Ackroyd shook his head. “You’re as crazy as he is.”
“Maybe,” Ray said. He looked at the groaning man. “Get rid of him.”
The man looked up, fear in his eyes. “No—no don’t kill me—”
“Wait a minute,” Yeoman said, as if knowing what was going to happen. “Let me retrieve my arrow.”
He strode over to the tree, grabbed the shaft and pulled hard as the man cringed. His victim screamed as it came out of the tree trunk and through his torn flesh. Yeoman looked at the shaft critically, wiped the blood off it on the man’s shirt, and put it back in his quiver.
“Maybe I can salvage it,” he said to no one in particular. He stepped aside. “Okay. Do your stuff.”
The man moaned again. He looked at Ackroyd, pleading in his eyes. “No. Please. Don’t hurt me no more. Please.”
Ackroyd gave him a tight smile. “Sorry.”
He clenched his right hand into a pistol shape, his forefinger pointing at the target, his thumb pointing straight up at the sky. There was another “POP” and he was gone.
“Jesus Christ,” Angelo said, panting for breath as he crouched on the ground clutching his broken arm. “What’d you do to him, man?”
“I sent him to a far better place,” Ackroyd explained. He looked at Ray and Yeoman. “What do you think? Him next?” He indicated Angelo with a gesture of his cocked fist.

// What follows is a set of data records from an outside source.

+                const unsigned char *rec = a.pam + (size_t)(f + j) * kPamBytes;
+                for (uint32_t o = 128u * lane; o < kPamBytes; o += 32u * 128u) asm volatile("prefetch.global.L2 [%0];" ::"l"(rec + o));
+            }
+            for (uint32_t j = j0; j < j1; ++j) {
+                const uint32_t t = f + j;
+                CRP_CHECK(a, t < a.n_tiles, 5);
+                const unsigned long long *gi = a.pref + (size_t)t * kPrefWords;
+                const unsigned long long g0 = __ldg(gi), g_end = __ldg(gi + kWarps);
+                warp_count_tile(a.pam + (size_t)t * kPamBytes, l, lane, s_cnt[warp]);
+                __syncwarp();
+                const unsigned long long ex = lane < kWarps ? unpack_counts(s_cnt[warp][lane]) : 0ull;
+                unsigned long long incl = ex;
+#pragma unroll
+                for (int o = 1; o < 16; o <<= 1) {
+                    const unsigned long long v = __shfl_up_sync(0xFFFFFFFFu, incl, o);
+                    if (lane >= o) incl += v;
+                }
+                if (lane <= kWarps) a.zone_pref[(size_t)t * kPrefWords + lane] = g0 - run + (incl - ex);
+#ifdef CRP_CHECKED
+                if (lane < kWarps) {
+                    const unsigned long long gc = __ldg(gi + lane + 1) - __ldg(gi + lane);
+                    CRP_CHECK(a, (gc >> 32) >= (ex >> 32) && (gc & 0xFFFFFFFFull) >= (ex & 0xFFFFFFFFull), 6);
+                }
+#endif
+                run += (g_end - g0) - __shfl_sync(0xFFFFFFFFu, incl, kWarps - 1);
+                __syncwarp();
+            }
+            gi_tot = g_hi - g_lo;
+        }
+        if (lane == 0) {
+            a.side_corr[3 * sg + side] = run;
+            if (side == 0) a.side_corr[3 * sg + 2] = gi_tot;
+            if (local) {
+                s_side[3 * sg + side] = run;
+                if (side == 0) s_side[3 * sg + 2] = gi_tot;
+            }
+        }
+    }
+    if (blockIdx.x == 0) dbg_stamp(4);
+
+    if (gridDim.x > 1) {
+        __threadfence();
+        __syncthreads();
+        if (tid == 0) s_last = atomicAdd(a.edge_done, 1u) == gridDim.x - 1;
+        __syncthreads();
+        if (!s_last) return;
+        __threadfence();
+    } else {
+        __syncthreads();
+    }
+    if (tid == 0) {
+        a.tickets[0] = 0;
+        a.tickets[1] = 0;
+        if (gridDim.x > 1) *a.edge_done = 0;
+    }
+    const uint32_t per = (a.n_seg + kEdgeThreads - 1) / kEdgeThreads;
+    const uint32_t s_lo = min(a.n_seg, tid * per), s_hi = min(a.n_seg, s_lo + per);
+    unsigned long long mine = 0;
+    auto side = [&](uint32_t i) { return local ? s_side[i] : __ldcg(a.side_corr + i); };
+    for (uint32_t sg = s_lo; sg < s_hi; ++sg) mine += side(3 * sg) + side(3 * sg + 1);
+    unsigned long long incl = mine;
+#pragma unroll
+    for (int o = 1; o < 32; o <<= 1) {
+        const unsigned long long v = __shfl_up_sync(0xFFFFFFFFu, incl, o);
+        if (lane >= o) incl += v;
+    }
+    if (lane == 31) s_scan[warp] = incl;
+    __syncthreads();
+    unsigned long long before = 0;
+    for (int q = 0; q < warp; ++q) before += s_scan[q];
+    unsigned long long e = before + incl - mine;
+    for (uint32_t sg = s_lo; sg < s_hi; ++sg) {
+        const unsigned long long cs = side(3 * sg), ce = side(3 * sg + 1);
+        a.seg_corr[2 * sg] = e;
+        a.seg_corr[2 * sg + 1] = e + cs;
+        const unsigned long long cnt = side(3 * sg + 2) - cs - ce;
+        e += cs + ce;
+        a.seg_counts[sg] = cnt >> 32;
+        a.seg_counts[a.seg_stride + sg] = cnt & 0xFFFFFFFFull;
+    }
+    for (uint32_t sg = a.n_seg + tid; sg < a.seg_stride; sg += kEdgeThreads) {
+        a.seg_counts[sg] = 0ull;
+        a.seg_counts[a.seg_stride + sg] = 0ull;
+    }
+    dbg_stamp(5);
 }
 
 struct Window {
@@ -436,10 +629,6 @@
     if (t + (kMinus ? 28u : 5u) > L) lo32 |= (uint32_t)CRP_PACKED_TRUNCATED;
     w.packed = ((unsigned long long)hi32 << 32) | lo32;
     return w;
-}
-
-__device__ __forceinline__ unsigned long long unpack_counts(uint32_t c) {
-    return ((unsigned long long)(c & 0xFFFFu) << 32) | (c >> 16);
 }
 
 static constexpr uint32_t kWinBiasPlusHot = kWinBiasPlus - 2u;
@@ -579,17 +768,11 @@
 
 struct __align__(16) Ring {
     unsigned long long pref[kStages][kPrefWords];
-    unsigned long long full[kCountStages];
+    unsigned long long full[kStages];
     unsigned long long pre;
-    unsigned long long rbase[kStages];
-    uint32_t tile[kCountStages];
-    uint32_t done[kCountStages];
+    uint32_t tile[kStages];
 };
-static_assert(kCountStages >= kStages, "the ring control block holds the emit phase's slots");
-
-__device__ __forceinline__ void mbar_inval(unsigned long long *bar) {
-    asm volatile("mbarrier.inval.shared::cta.b64 [%0];" ::"r"(smem_u32(bar)) : "memory");
-}
+
 __device__ __forceinline__ void mbar_arrive(unsigned long long *bar) {
     asm volatile("mbarrier.arrive.shared::cta.b64 _, [%0];" ::"r"(smem_u32(bar)) : "memory");
 }
@@ -601,25 +784,6 @@
                      smem_u32(dst)),
                  "l"(src), "r"(bytes), "r"(smem_u32(bar))
                  : "memory");
-}
-
-__device__ __forceinline__ void ring_reset(Ring &ring, bool first, bool wave_start) {
-    __syncthreads();
-    if (threadIdx.x == 0) {
-#pragma unroll
-        for (int s = 0; s < kCountStages; ++s) {
-            if (!first) mbar_inval(&ring.full[s]);
-            mbar_init(&ring.full[s], 1);
-            ring.done[s] = 0;
-            ring.tile[s] = kNoTile;
-        }
-        if (wave_start) {
-            if (!first) mbar_inval(&ring.pre);
-            mbar_init(&ring.pre, 1);
-        }
-        asm volatile("fence.mbarrier_init.release.cluster;" ::: "memory");
-    }
-    __syncthreads();
 }
 
 template <bool kScore>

Ray knew that Ackroyd had probably popped his first target off to the holding pen at Riker’s Island, or some other similar location. That was how his power worked. He was a projecting teleport who could send anyone, or anything small enough, any place he was familiar with. The gun that he made with his right fist was the mental crutch he leaned on to make his power function. He’d probably sent the second stooge to an emergency room somewhere.
Of course, the stooges who were still their captives didn’t know that.
“Hey man,” Angelo pleaded. “I’m hurt. My arm’s broke and I think you broke a couple of ribs too.” He grimaced convincingly.
“Is that all?” Ray asked in disappointed tones. “I was trying to crush your spleen.”
“My spleen don’t feel too good, either,” Angelo said placatingly.
Ray shrugged. “Waste ‘em.”
Ackroyd turned to him. Angelo tried to scuttle away, but he moved gingerly as if he did have several broken ribs. Ackroyd popped him away without any difficulty, as he did the fourth man, who was still lying unconscious on the forest loam.
Ray, Yeoman, and Ackroyd turned to Jesus. Jesus swallowed, audibly.
“What do you guys want?” he asked.
They advanced on him. “Answers,” Ray said.
New Hampton: The black dirt
The afternoon heat had come, though in his astral form Fortunato couldn’t tell if it was a delightful seventy-five or a humid ninety. His insubstantial body was beyond all such considerations. He was worried that he’d been gone so long from his physical body that he might have trouble reintegrating with it, but he thrust that worry away as best he could. Other concerns took precedence.